As his twitter bio summarises well, Craig Scarborough is ‘everything technical in motorsport’. He’s travelled the world with the pinnacle of motorsport and has plenty of tales to tell. I caught up with Craig to look back at his year in motorsport and what we can expect to see from him next year.

Katy Fairman: When you start a new year, do you have a set plan on what you would like to achieve or is it a case of you take the opportunities when they come?

Craig Scarborough: I have an outline plan for each year depending on the categories I’d like to cover and the publishers or potential publishers that I have in each of those categories.  So I know from my potential income, how many races and other events I can get to.  The plans never sticks with what you initially had expected as a commercial deals come and go.

KF: Did you have any goals for the year and have you achieved them?

CS: I would say I reached my goals for this year overall.  I had hoped to have a stronger presence on TV or radio, but while that hasn’t come to pass, I am now in far more magazines and in different categories, than I had initially expected for this year.

KF: What did you get up during the first few months of the year?

CS: January is typically the quietest month as Christmas and December are the times when you are doing the end of season work and trade conferences.  So, the first few months typically are having some time with the family, then that leads into previewing the upcoming rules and then Formula 1 testing in February.  From then on, there’s really no rest until we go through the entire cycle again.

KF: Do you find you are at your busiest before a series like Formula 1 starts, or does business balance itself out over the year?

CS: Definitely, the biggest period of interest in the technology of a series is when the cars are launched.  For F1 that is at the start of the year of course, for Formula E this kicks off in the summer, equally Le Mans brings its focus during the spring.

KF: What was the spring and summer like for you over the year? You seemed to be at another motorsport event every weekend!

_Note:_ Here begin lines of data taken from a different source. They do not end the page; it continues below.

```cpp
#define FHEAES_STAGE_KEYSWITCH 0
#define FHEAES_STAGE_BLIND_ROTATE 1
#define FHEAES_STAGE_PFPKS 2
#define FHEAES_STAGE_GGSW_FFT 3
#define FHEAES_STAGE_VERTICAL_PACKING 4
#define FHEAES_STAGE_LINEAR 5
#define FHEAES_STAGE_COUNT 6
int fheaes_profile_enable(fheaes_ctx *ctx, int on);
int fheaes_profile_reset(fheaes_ctx *ctx);
int fheaes_profile_read(fheaes_ctx *ctx, int stage, double *total_ms, uint64_t *launches, uint64_t *units);

int fheaes_get_twiddles(double *psi_out);
int fheaes_read_bsk_fourier(fheaes_ctx *ctx, uint32_t i, double *out);
int fheaes_k2_launch_plan(uint64_t m, uint32_t cu_count, uint32_t k, int *form, uint64_t *units_main, uint32_t *r_main,
                          uint64_t *units_tail, uint32_t *r_tail);
int fheaes_k2_launch_plan_forms(uint64_t m, uint32_t cu_count, uint32_t k, int allow_pair, int *form, uint64_t *units_main, uint32_t *r_main,
                                uint64_t *units_tail, uint32_t *r_tail);
int fheaes_k2_context_plan(fheaes_ctx *ctx, uint64_t m, int *form, uint64_t *units_main, uint32_t *r_main, uint64_t *units_tail,
                           uint32_t *r_tail, char *kernel, size_t kernel_cap);
int fheaes_k2_set_parking(fheaes_ctx *ctx, int claimed);
int fheaes_k2_set_forms(fheaes_ctx *ctx, int allow_pair, int allow_home);
#define FHEAES_K2_PARK_SLOTS 1024
int fheaes_k2_park_debug(fheaes_ctx *ctx, const uint32_t *initial_owner, int record);
int fheaes_k2_park_read(fheaes_ctx *ctx, uint64_t *fallbacks, uint64_t *violations, uint32_t *owner_out, uint32_t *record_out,
                        uint64_t record_cap, uint64_t *record_n);
const char *fheaes_version(void);

#ifdef __cplusplus
}
#endif
#endif
```

tfhe_aes_amd/_native.py:

```python
from __future__ import annotations

import ctypes
import os
import re
from pathlib import Path

import numpy as np

from . import _build
from .params import CParams, WopbsParameters

HOST, DEVICE = 0, 1
K2_PARK_SLOTS = 1024
STAGES = ("keyswitch", "blind_rotate", "pfpks", "ggsw_fft", "vertical_packing", "linear")

_u64p = ctypes.POINTER(ctypes.c_uint64)
_dp = ctypes.POINTER(ctypes.c_double)
_u32p = ctypes.POINTER(ctypes.c_uint32)
_ctx = ctypes.c_void_p
_c = ctypes

SIGNATURES = {
    "fheaes_create": (_c.c_int, [_c.POINTER(CParams), _c.c_int, _c.POINTER(_ctx)]),
    "fheaes_destroy": (None, [_ctx]),
    "fheaes_last_error": (_c.c_char_p, [_ctx]),
    "fheaes_key_words": (_c.c_size_t, [_ctx, _c.c_int]),
    "fheaes_upload_keys": (_c.c_int, [_ctx, _c.c_void_p, _c.c_void_p, _c.c_void_p, _c.c_int]),
    "fheaes_key_body_words": (_c.c_size_t, [_ctx, _c.c_int]),
    "fheaes_upload_keys_seeded": (_c.c_int, [_ctx, _c.POINTER(_c.c_uint32), _c.c_void_p, _c.c_void_p, _c.c_void_p, _c.c_int]),
    "fheaes_clone_keys": (_c.c_int, [_ctx, _ctx]),
    "fheaes_clone_info": (_c.c_int, [_ctx, _c.POINTER(_c.c_int), _u64p, _dp]),
    "fheaes_noise_level_seen": (_c.c_int, [_ctx, _c.POINTER(_c.c_uint32), _c.POINTER(_c.c_uint32)]),
    "fheaes_set_stream": (_c.c_int, [_ctx, _c.c_void_p]),
    "fheaes_synchronize": (_c.c_int, [_ctx]),
    "fheaes_reserve": (_c.c_int, [_ctx, _c.c_uint64]),
    "fheaes_keyswitch_batch": (_c.c_int, [_ctx, _c.c_void_p, _c.c_uint64, _c.c_void_p, _c.c_int]),
    "fheaes_cbs_pbs_batch": (_c.c_int, [_ctx, _c.c_void_p, _c.c_uint64, _c.c_uint32, _c.c_void_p, _c.c_int]),
    "fheaes_pfpks_batch": (_c.c_int, [_ctx, _c.c_void_p, _c.c_uint64, _c.c_void_p, _c.c_int]),
    "fheaes_forward_fourier_batch": (_c.c_int, [_ctx, _c.c_void_p, _c.c_uint64, _c.c_void_p, _c.c_int]),
    "fheaes_vertical_packing_batch": (_c.c_int, [_ctx, _c.c_void_p, _c.c_uint64, _c.c_uint32, _c.c_void_p, _c.c_uint32,
                                                 _c.c_int, _c.c_void_p, _c.c_int]),
    "fheaes_wopbs_batch": (_c.c_int, [_ctx, _c.c_void_p, _c.c_uint64, _c.c_uint32, _c.c_void_p, _c.c_uint32, _c.c_int,
                                      _c.c_void_p, _c.c_int]),
    "fheaes_gen_lut": (_c.c_int, [_c.c_uint32, _u64p, _u64p]),
    "fheaes_sbox": (_c.c_int, [_ctx, _c.c_void_p, _c.c_uint64, _c.c_int, _c.c_int]),
# ... 10 lines not shown
    "fheaes_aes_decrypt_equivalent_bits": (_c.c_int, [_ctx, _c.c_void_p, _c.c_uint32, _c.c_void_p, _c.c_uint64, _c.c_int]),
    "fheaes_add_scalar": (_c.c_int, [_ctx, _c.c_void_p, _c.c_uint64, _u64p, _c.c_int]),
    "fheaes_aes_encrypt_public_bits": (_c.c_int, [_ctx, _c.c_void_p, _c.c_uint32, _u64p, _c.c_uint64, _c.c_void_p, _c.c_int]),
    "fheaes_aes_ctr_bits": (_c.c_int, [_ctx, _c.c_void_p, _c.c_uint32, _u64p, _c.c_uint64, _u64p, _c.c_uint64, _c.c_void_p, _c.c_int]),
    "fheaes_aes_public_plan": (_c.c_int, [_u64p, _c.c_uint64, _c.c_uint32, _u64p]),
    "fheaes_aes_key_expansion_batch": (_c.c_int, [_ctx, _c.c_void_p, _c.c_uint32, _c.c_uint64, _c.c_void_p, _c.c_int]),
    "fheaes_aes_decryption_round_keys_batch": (_c.c_int, [_ctx, _c.c_void_p, _c.c_uint32, _c.c_uint64, _c.c_void_p, _c.c_int]),
    "fheaes_aes_encrypt_keyed": (_c.c_int, [_ctx, _c.c_void_p, _c.c_uint32, _c.c_uint64, _u32p, _c.c_void_p, _c.c_uint64, _c.c_int]),
    "fheaes_aes_decrypt_keyed": (_c.c_int, [_ctx, _c.c_void_p, _c.c_uint32, _c.c_uint64, _u32p, _c.c_void_p, _c.c_uint64, _c.c_int]),
    "fheaes_aes_decrypt_equivalent_keyed": (_c.c_int, [_ctx, _c.c_void_p, _c.c_uint32, _c.c_uint64, _u32p, _c.c_void_p, _c.c_uint64, _c.c_int]),
    "fheaes_aes_public_keyed": (_c.c_int, [_ctx, _c.c_void_p, _c.c_uint32, _c.c_uint64, _u32p, _u64p, _u64p, _c.c_uint64, _c.c_void_p, _c.c_int]),
    "fheaes_aes_public_plan_keyed": (_c.c_int, [_u64p, _u32p, _c.c_uint64, _c.c_uint64, _c.c_uint32, _u64p]),
    "fheaes_packed_words": (_c.c_size_t, [_ctx, _c.c_uint64]),
    "fheaes_pack_bits": (_c.c_int, [_ctx, _c.c_void_p, _c.c_uint64, _c.c_void_p, _c.c_int]),
    "fheaes_unpack_bits": (_c.c_int, [_ctx, _c.c_void_p, _c.c_uint64, _c.c_void_p, _c.c_int]),
    "fheaes_expand_lwe_seeded": (_c.c_int, [_ctx, _u32p, _c.c_uint64, _c.c_void_p, _c.c_uint64, _c.c_void_p, _c.c_int]),
    "fheaes_packed_words_mod": (_c.c_size_t, [_ctx, _c.c_uint64, _c.c_uint32]),
    "fheaes_packed_mod_switch": (_c.c_int, [_ctx, _c.c_void_p, _c.c_uint64, _c.c_uint32, _c.c_void_p, _c.c_int]),
    "fheaes_pack_bits_mod": (_c.c_int, [_ctx, _c.c_void_p, _c.c_uint64, _c.c_uint32, _c.c_void_p, _c.c_int]),
    "fheaes_unpack_bits_mod": (_c.c_int, [_ctx, _c.c_void_p, _c.c_uint64, _c.c_uint32, _c.c_void_p, _c.c_int]),
    "fheaes_profile_enable": (_c.c_int, [_ctx, _c.c_int]),
    "fheaes_profile_reset": (_c.c_int, [_ctx]),
    "fheaes_profile_read": (_c.c_int, [_ctx, _c.c_int, _dp, _u64p, _u64p]),
    "fheaes_get_twiddles": (_c.c_int, [_dp]),
    "fheaes_read_bsk_fourier": (_c.c_int, [_ctx, _c.c_uint32, _dp]),
    "fheaes_k2_launch_plan": (_c.c_int, [_c.c_uint64, _c.c_uint32, _c.c_uint32, _c.POINTER(_c.c_int), _c.POINTER(_c.c_uint64), _c.POINTER(_c.c_uint32),
                                       _c.POINTER(_c.c_uint64), _c.POINTER(_c.c_uint32)]),
    "fheaes_k2_launch_plan_forms": (_c.c_int, [_c.c_uint64, _c.c_uint32, _c.c_uint32, _c.c_int, _c.POINTER(_c.c_int), _c.POINTER(_c.c_uint64),
                                             _c.POINTER(_c.c_uint32), _c.POINTER(_c.c_uint64), _c.POINTER(_c.c_uint32)]),
    "fheaes_k2_context_plan": (_c.c_int, [_ctx, _c.c_uint64, _c.POINTER(_c.c_int), _c.POINTER(_c.c_uint64), _c.POINTER(_c.c_uint32),
                                        _c.POINTER(_c.c_uint64), _c.POINTER(_c.c_uint32), _c.c_char_p, _c.c_size_t]),
    "fheaes_k2_set_parking": (_c.c_int, [_ctx, _c.c_int]),
    "fheaes_k2_set_forms": (_c.c_int, [_ctx, _c.c_int, _c.c_int]),
    "fheaes_k2_park_debug": (_c.c_int, [_ctx, _c.POINTER(_c.c_uint32), _c.c_int]),
    "fheaes_k2_park_read": (_c.c_int, [_ctx, _u64p, _u64p, _c.POINTER(_c.c_uint32), _c.POINTER(_c.c_uint32), _c.c_uint64, _u64p]),
    "fheaes_version": (_c.c_char_p, []),
}

_lib = None


def header_symbols() -> list[str]:
    text = (_build.ROOT / "include" / "fheaes.h").read_text()
    text = re.sub(r"/\*.*?\*/", "", text, flags=re.S)
    return sorted(set(re.findall(r"\b(fheaes_[a-z0-9_]+)\s*\(", text)))


def load_library(build: bool = True):
    global _lib
    if _lib is not None:
        return _lib
    path = _build.build_engine() if build else _build.ENGINE_SO
    try:
        import torch
    except ImportError:
        pass
    if not Path(path).exists():
        raise RuntimeError("libfheaes.so is missing: run __graft_entry__.build() (hipcc --offload-arch=gfx950)")
    lib = ctypes.CDLL(str(path))
    for name, (res, args) in SIGNATURES.items():
        fn = getattr(lib, name)
        fn.restype, fn.argtypes = res, args
    _lib = lib
    return lib


# ... 230 lines not shown
    def pack_bits_mod(self, lwe_in, m: int, width: int, out):
        self._check(self._lib.fheaes_pack_bits_mod(self._h, _ptr(lwe_in)[0], m, width, _ptr(out)[0], self._space(lwe_in, out)))

    def unpack_bits_mod(self, packed_in, m: int, width: int, lwe_out):
        self._check(self._lib.fheaes_unpack_bits_mod(self._h, _ptr(packed_in)[0], m, width, _ptr(lwe_out)[0], self._space(packed_in, lwe_out)))

    def profile_enable(self, on: bool = True):
        self._check(self._lib.fheaes_profile_enable(self._h, int(on)))

    def profile_reset(self):
        self._check(self._lib.fheaes_profile_reset(self._h))

    def profile_read(self) -> dict:
        out = {}
        for i, name in enumerate(STAGES):
            ms, launches, units = ctypes.c_double(), ctypes.c_uint64(), ctypes.c_uint64()
            self._check(self._lib.fheaes_profile_read(self._h, i, ctypes.byref(ms), ctypes.byref(launches), ctypes.byref(units)))
            out[name] = {"ms": ms.value, "launches": launches.value, "units": units.value}
        return out

    def k2_plan(self, bits: int) -> dict:
        form, um, rm, ut, rt = _c.c_int(), _c.c_uint64(), _c.c_uint32(), _c.c_uint64(), _c.c_uint32()
        name = _c.create_string_buffer(96)
        self._check(self._lib.fheaes_k2_context_plan(self._h, bits, _c.byref(form), _c.byref(um), _c.byref(rm), _c.byref(ut), _c.byref(rt), name, len(name)))
        return {"form": form.value, "kernel": name.value.decode(), "units_main": um.value, "r_main": rm.value,
                "units_tail": ut.value, "r_tail": rt.value}

    def k2_set_parking(self, claimed: bool):
        self._check(self._lib.fheaes_k2_set_parking(self._h, 1 if claimed else 0))

    def k2_set_forms(self, allow_pair: bool = True, allow_home: bool = True):
        self._check(self._lib.fheaes_k2_set_forms(self._h, 1 if allow_pair else 0, 1 if allow_home else 0))

    def k2_park_debug(self, initial=None, record: bool = False):
        ptr = None
        if initial is not None:
            pat = np.ascontiguousarray(np.asarray(initial, dtype=np.uint32))
            if pat.shape != (K2_PARK_SLOTS,):
                raise ValueError("initial owner words: expected %d, got shape %s" % (K2_PARK_SLOTS, pat.shape))
            ptr = pat.ctypes.data_as(_c.POINTER(_c.c_uint32))
        self._check(self._lib.fheaes_k2_park_debug(self._h, ptr, 1 if record else 0))

    def k2_park_read(self) -> dict:
        fb, vi, n = _c.c_uint64(), _c.c_uint64(), _c.c_uint64()
        u32p = _c.POINTER(_c.c_uint32)
        self._check(self._lib.fheaes_k2_park_read(self._h, None, None, None, None, 0, _c.byref(n)))
        owner = np.zeros(K2_PARK_SLOTS, dtype=np.uint32)
        rec = np.zeros((n.value, 2), dtype=np.uint32)
        self._check(self._lib.fheaes_k2_park_read(self._h, _c.byref(fb), _c.byref(vi), owner.ctypes.data_as(u32p), rec.ctypes.data_as(u32p),
                                                  n.value, _c.byref(n)))
        return {"fallbacks": fb.value, "violations": vi.value, "owner": owner, "record": rec[:n.value]}

    def read_bsk_fourier(self, i: int) -> np.ndarray:
        p = self.params
        out = np.empty((p.pbs_level, p.k + 1, p.k + 1, 256, 2), dtype=np.float64)
        self._check(self._lib.fheaes_read_bsk_fourier(self._h, i, out.ctypes.data_as(_dp)))
        return out


def u128_pairs(values) -> np.ndarray:
    out = np.zeros((len(values), 2), dtype=np.uint64)
    for i, v in enumerate(values):
        if isinstance(v, (bytes, bytearray)):
            if len(v) != 16:
                raise ValueError("an AES block has 16 bytes, got %d" % len(v))
            v = int.from_bytes(v, "big")
# ... 4 lines not shown
    return out


def key_indices(key_of_block, n_blocks: int) -> np.ndarray:
    idx = [int(k) for k in key_of_block]
    if len(idx) != n_blocks:
        raise ValueError("one key index per block expected: %d for %d blocks" % (len(idx), n_blocks))
    if any(not 0 <= k < 1 << 32 for k in idx):
        raise ValueError("a key index is a uint32")
    out = np.zeros(max(n_blocks, 1), dtype=np.uint32)
    out[:n_blocks] = idx
    return out


def aes_public_plan_keyed(blocks, key_of_block, n_keys: int, key_bits: int = 128) -> list[int]:
    cnt = u128_pairs(blocks)
    kob = key_indices(key_of_block, len(cnt))
    out = np.zeros(14, dtype=np.uint64)
    rc = load_library().fheaes_aes_public_plan_keyed(cnt.ctypes.data_as(_u64p), kob.ctypes.data_as(_u32p), len(cnt), n_keys, key_bits, out.ctypes.data_as(_u64p))
    if rc != 0:
        raise FheAesError(rc, "fheaes_aes_public_plan_keyed: key_bits must be 128, 192 or 256, n_keys in 1..65536 and every key index below n_keys")
    return [int(x) for x in out[:{128: 10, 192: 12, 256: 14}[key_bits]]]


def aes_public_plan(blocks, key_bits: int = 128) -> list[int]:
    cnt = u128_pairs(blocks)
    out = np.zeros(14, dtype=np.uint64)
    rc = load_library().fheaes_aes_public_plan(cnt.ctypes.data_as(_u64p), len(cnt), key_bits, out.ctypes.data_as(_u64p))
    if rc != 0:
        raise FheAesError(rc, "fheaes_aes_public_plan: key_bits must be 128, 192 or 256")
    return [int(x) for x in out[:{128: 10, 192: 12, 256: 14}[key_bits]]]


def get_twiddles() -> np.ndarray:
    out = np.empty((512, 2), dtype=np.float64)
    rc = load_library().fheaes_get_twiddles(out.ctypes.data_as(_dp))
    if rc != 0:
        raise FheAesError(rc, "fheaes_get_twiddles")
    return out


def gen_lut(nb_block: int, f_table) -> np.ndarray:
    f = np.ascontiguousarray(f_table, dtype=np.uint64)
    if f.size != 1 << nb_block:
        raise ValueError("f_table must have 2^nb_block entries")
    out = np.empty((nb_block, max(512, 1 << nb_block)), dtype=np.uint64)
    rc = load_library().fheaes_gen_lut(nb_block, f.ctypes.data_as(_u64p), out.ctypes.data_as(_u64p))
    if rc != 0:
        raise FheAesError(rc, "fheaes_gen_lut")
    return out
```

tfhe_aes_amd/csrc/aes_schedule.h:

```cpp
#pragma once

static int many_sbox_dev(fheaes_ctx *c, const uint64_t *bytes, uint64_t n_bytes, int set, uint64_t *out)
{
    return wopbs_dev(c, bytes, n_bytes, 8, c->lutset_d[set], (uint32_t)c->lutset_n[set], 0, out);
}

static int aes_rounds(uint32_t key_bits) { return key_bits == 128 ? 10 : key_bits == 192 ? 12 : key_bits == 256 ? 14 : 0; }

static int check_key_bits(fheaes_ctx *c, uint32_t key_bits)
{
    if (!aes_rounds(key_bits)) return c->fail(FHEAES_ERR_INVALID, "key_bits must be 128, 192 or 256, got %u", key_bits);
    return FHEAES_OK;
}

static int aes_encrypt_dev(fheaes_ctx *c, const KeySets &rk, uint64_t *state, uint64_t n_blocks, int nr)
{
    const uint64_t bw = 8ull * c->big1, sw = 16 * bw, nbytes = 16 * n_blocks;
    TRY(ensure(c, c->ws_vp, nbytes * 3 * bw * 8));
    uint64_t *vp = (uint64_t *)c->ws_vp.p;
    const GatherTable t_round = table_enc_round(), t_shift = table_shift_rows(false);
    TRY(launch_add_bcast(c, state, rk, sw, n_blocks));
    for (int round = 1; round < nr; ++round) {
        TRY(many_sbox_dev(c, state, nbytes, LUTSET_ENC_ROUND, vp));
        TRY(launch_gather(c, vp, 3, rk.round(round, sw), state, n_blocks, t_round));
    }
    TRY(many_sbox_dev(c, state, nbytes, LUTSET_SBOX, vp));
    TRY(launch_gather(c, vp, 1, rk.round(nr, sw), state, n_blocks, t_shift));
    return FHEAES_OK;
}

static int aes_decrypt_dev(fheaes_ctx *c, const KeySets &rk, uint64_t *state, uint64_t n_blocks, int nr)
{
    const uint64_t bw = 8ull * c->big1, sw = 16 * bw, nbytes = 16 * n_blocks;
    TRY(ensure(c, c->ws_vp, nbytes * 4 * bw * 8));
    uint64_t *vp = (uint64_t *)c->ws_vp.p;
    const GatherTable t_inv = table_shift_rows(true), t_mix = table_dec_mix();
    const KeySets no_key{nullptr, nullptr, 0};
    TRY(launch_add_bcast(c, state, rk.round(nr, sw), sw, n_blocks));
    for (int round = nr; round >= 2; --round) {
        TRY(many_sbox_dev(c, state, nbytes, LUTSET_INV_SBOX, vp));
        TRY(launch_gather(c, vp, 1, rk.round(round - 1, sw), state, n_blocks, t_inv));
        TRY(many_sbox_dev(c, state, nbytes, LUTSET_DEC_MUL, vp));
        TRY(launch_gather(c, vp, 4, no_key, state, n_blocks, t_mix));
    }
    TRY(many_sbox_dev(c, state, nbytes, LUTSET_INV_SBOX, vp));
    TRY(launch_gather(c, vp, 1, rk, state, n_blocks, t_inv));
    return FHEAES_OK;
}

static int aes_decrypt_eq_dev(fheaes_ctx *c, const KeySets &dw, uint64_t *state, uint64_t n_blocks, int nr)
{
    const uint64_t bw = 8ull * c->big1, sw = 16 * bw, nbytes = 16 * n_blocks;
    TRY(ensure(c, c->ws_vp, nbytes * 4 * bw * 8));
    uint64_t *vp = (uint64_t *)c->ws_vp.p;
    const GatherTable t_round = table_dec_eq_round(), t_inv = table_shift_rows(true);
    TRY(launch_add_bcast(c, state, dw.round(nr, sw), sw, n_blocks));
    for (int round = nr - 1; round >= 1; --round) {
        TRY(many_sbox_dev(c, state, nbytes, LUTSET_DEC_EQ_ROUND, vp));
        TRY(launch_gather(c, vp, 4, dw.round(round, sw), state, n_blocks, t_round));
    }
    TRY(many_sbox_dev(c, state, nbytes, LUTSET_INV_SBOX, vp));
    TRY(launch_gather(c, vp, 1, dw, state, n_blocks, t_inv));
    return FHEAES_OK;
}

typedef int (*AesDevFn)(fheaes_ctx *, const KeySets &, uint64_t *, uint64_t, int);
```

CS: Once back from the first F1 flyaway races, it definitely becomes my busiest period with the European F1 season and then of course with Britain’s summer of motorsport with the Grand Prix, Formula Student, Formula E, Goodwood etc. Then we have the first of the flyway races coming into the late summer, which is a busy time.  Luckily for me, you could argue, that the change of regulations for next year has meant it’s been little bit quieter at the back end of the summer than it would normally be, as development has slowed on the current cars.

KF: What is your favourite part of a racing weekend?

CS: I am guessing my favourite part of the weekend differs from many people, as for me the most important part of the weekend is to see in the cars being built up without their bodywork in the garage on a Thursday and Friday.  That is so I can start to understand the technology and the new parts on the cars. It’s always great to see the cars practice, qualify and obviously race, but for me my main interests tends to be at the early part of the weekend and from that point on my workload increases, so I often get much less time to watch qualifying and the race than I’d like.

KF: Have you been to any tracks or races this year that you want to try and return to next year or in the future?

CS: There’s a key number of races that I really enjoy going to and this can be either because of the location, the potential technology updates or simply because it’s a great place to watch the cars at.  Surprisingly this list can be short for a season of 21 races, places I’ve been this year that I thoroughly enjoyed as always would be; Hungary, Monaco, Barcelona and Italy, while the Australian, Canadian and American races are great too.  Some new places for me this year were Hong Kong and Marrakech, both fascinating places for the Formula E series, there will be a question if we will return to both of those venues, but I would certainly be happy to visit both again.

KF: The end of the year has also looked a busy time for you. You recently visited Hong Kong with Formula E, is this a series you can see a long future for?

CS: Yes, Formula E now in its third season has been very busy for me, with all of the teams developing new Power Trains.  This has been a fascinating aspect of motorsport technology, learning about the electric side of racing cars, rather than aerodynamics, suspension and internal combustion engines.  I think there is a future for Formula E and I think there’s also a future for electric racing.  Potentially, the future for both of could diverge with Formula E being very much a city centre event and electrification in other formulas such as World Rally Cross and the World Rally Championship. Additionally, perhaps another single seater championship racing on proper permanent circuits in the near future.  Although, I think it will be a very long time before we really see contemporary motorsport switching completely away from the internal combustion engine.

KF: What have been your highs and lows from the year?

CS: I would say the high of the year would be getting more F1 coverage in magazines and secondly the increased focus that I’ve been able to put into Formula E .  I am very lucky to have this job, if you can call, that such as this, so I don’t know if there are any lows. I regretted not getting to Le Mans this year, but overall I think it has been an excellent year and I’ve thoroughly enjoyed what I’ve been doing.

KF: Any plans for 2017 that you can share?

CS: It’s always hard to plan too far ahead, as I said, opportunities often slip away and other ones crop up. I hope to have a wider magazine presence for next year particularly for Formula 1.  There are a few opportunities out there at the moment, all this stuff tends to get sorted through pre-season testing and in the run up to the first Grand Prix, so who knows what might crop up!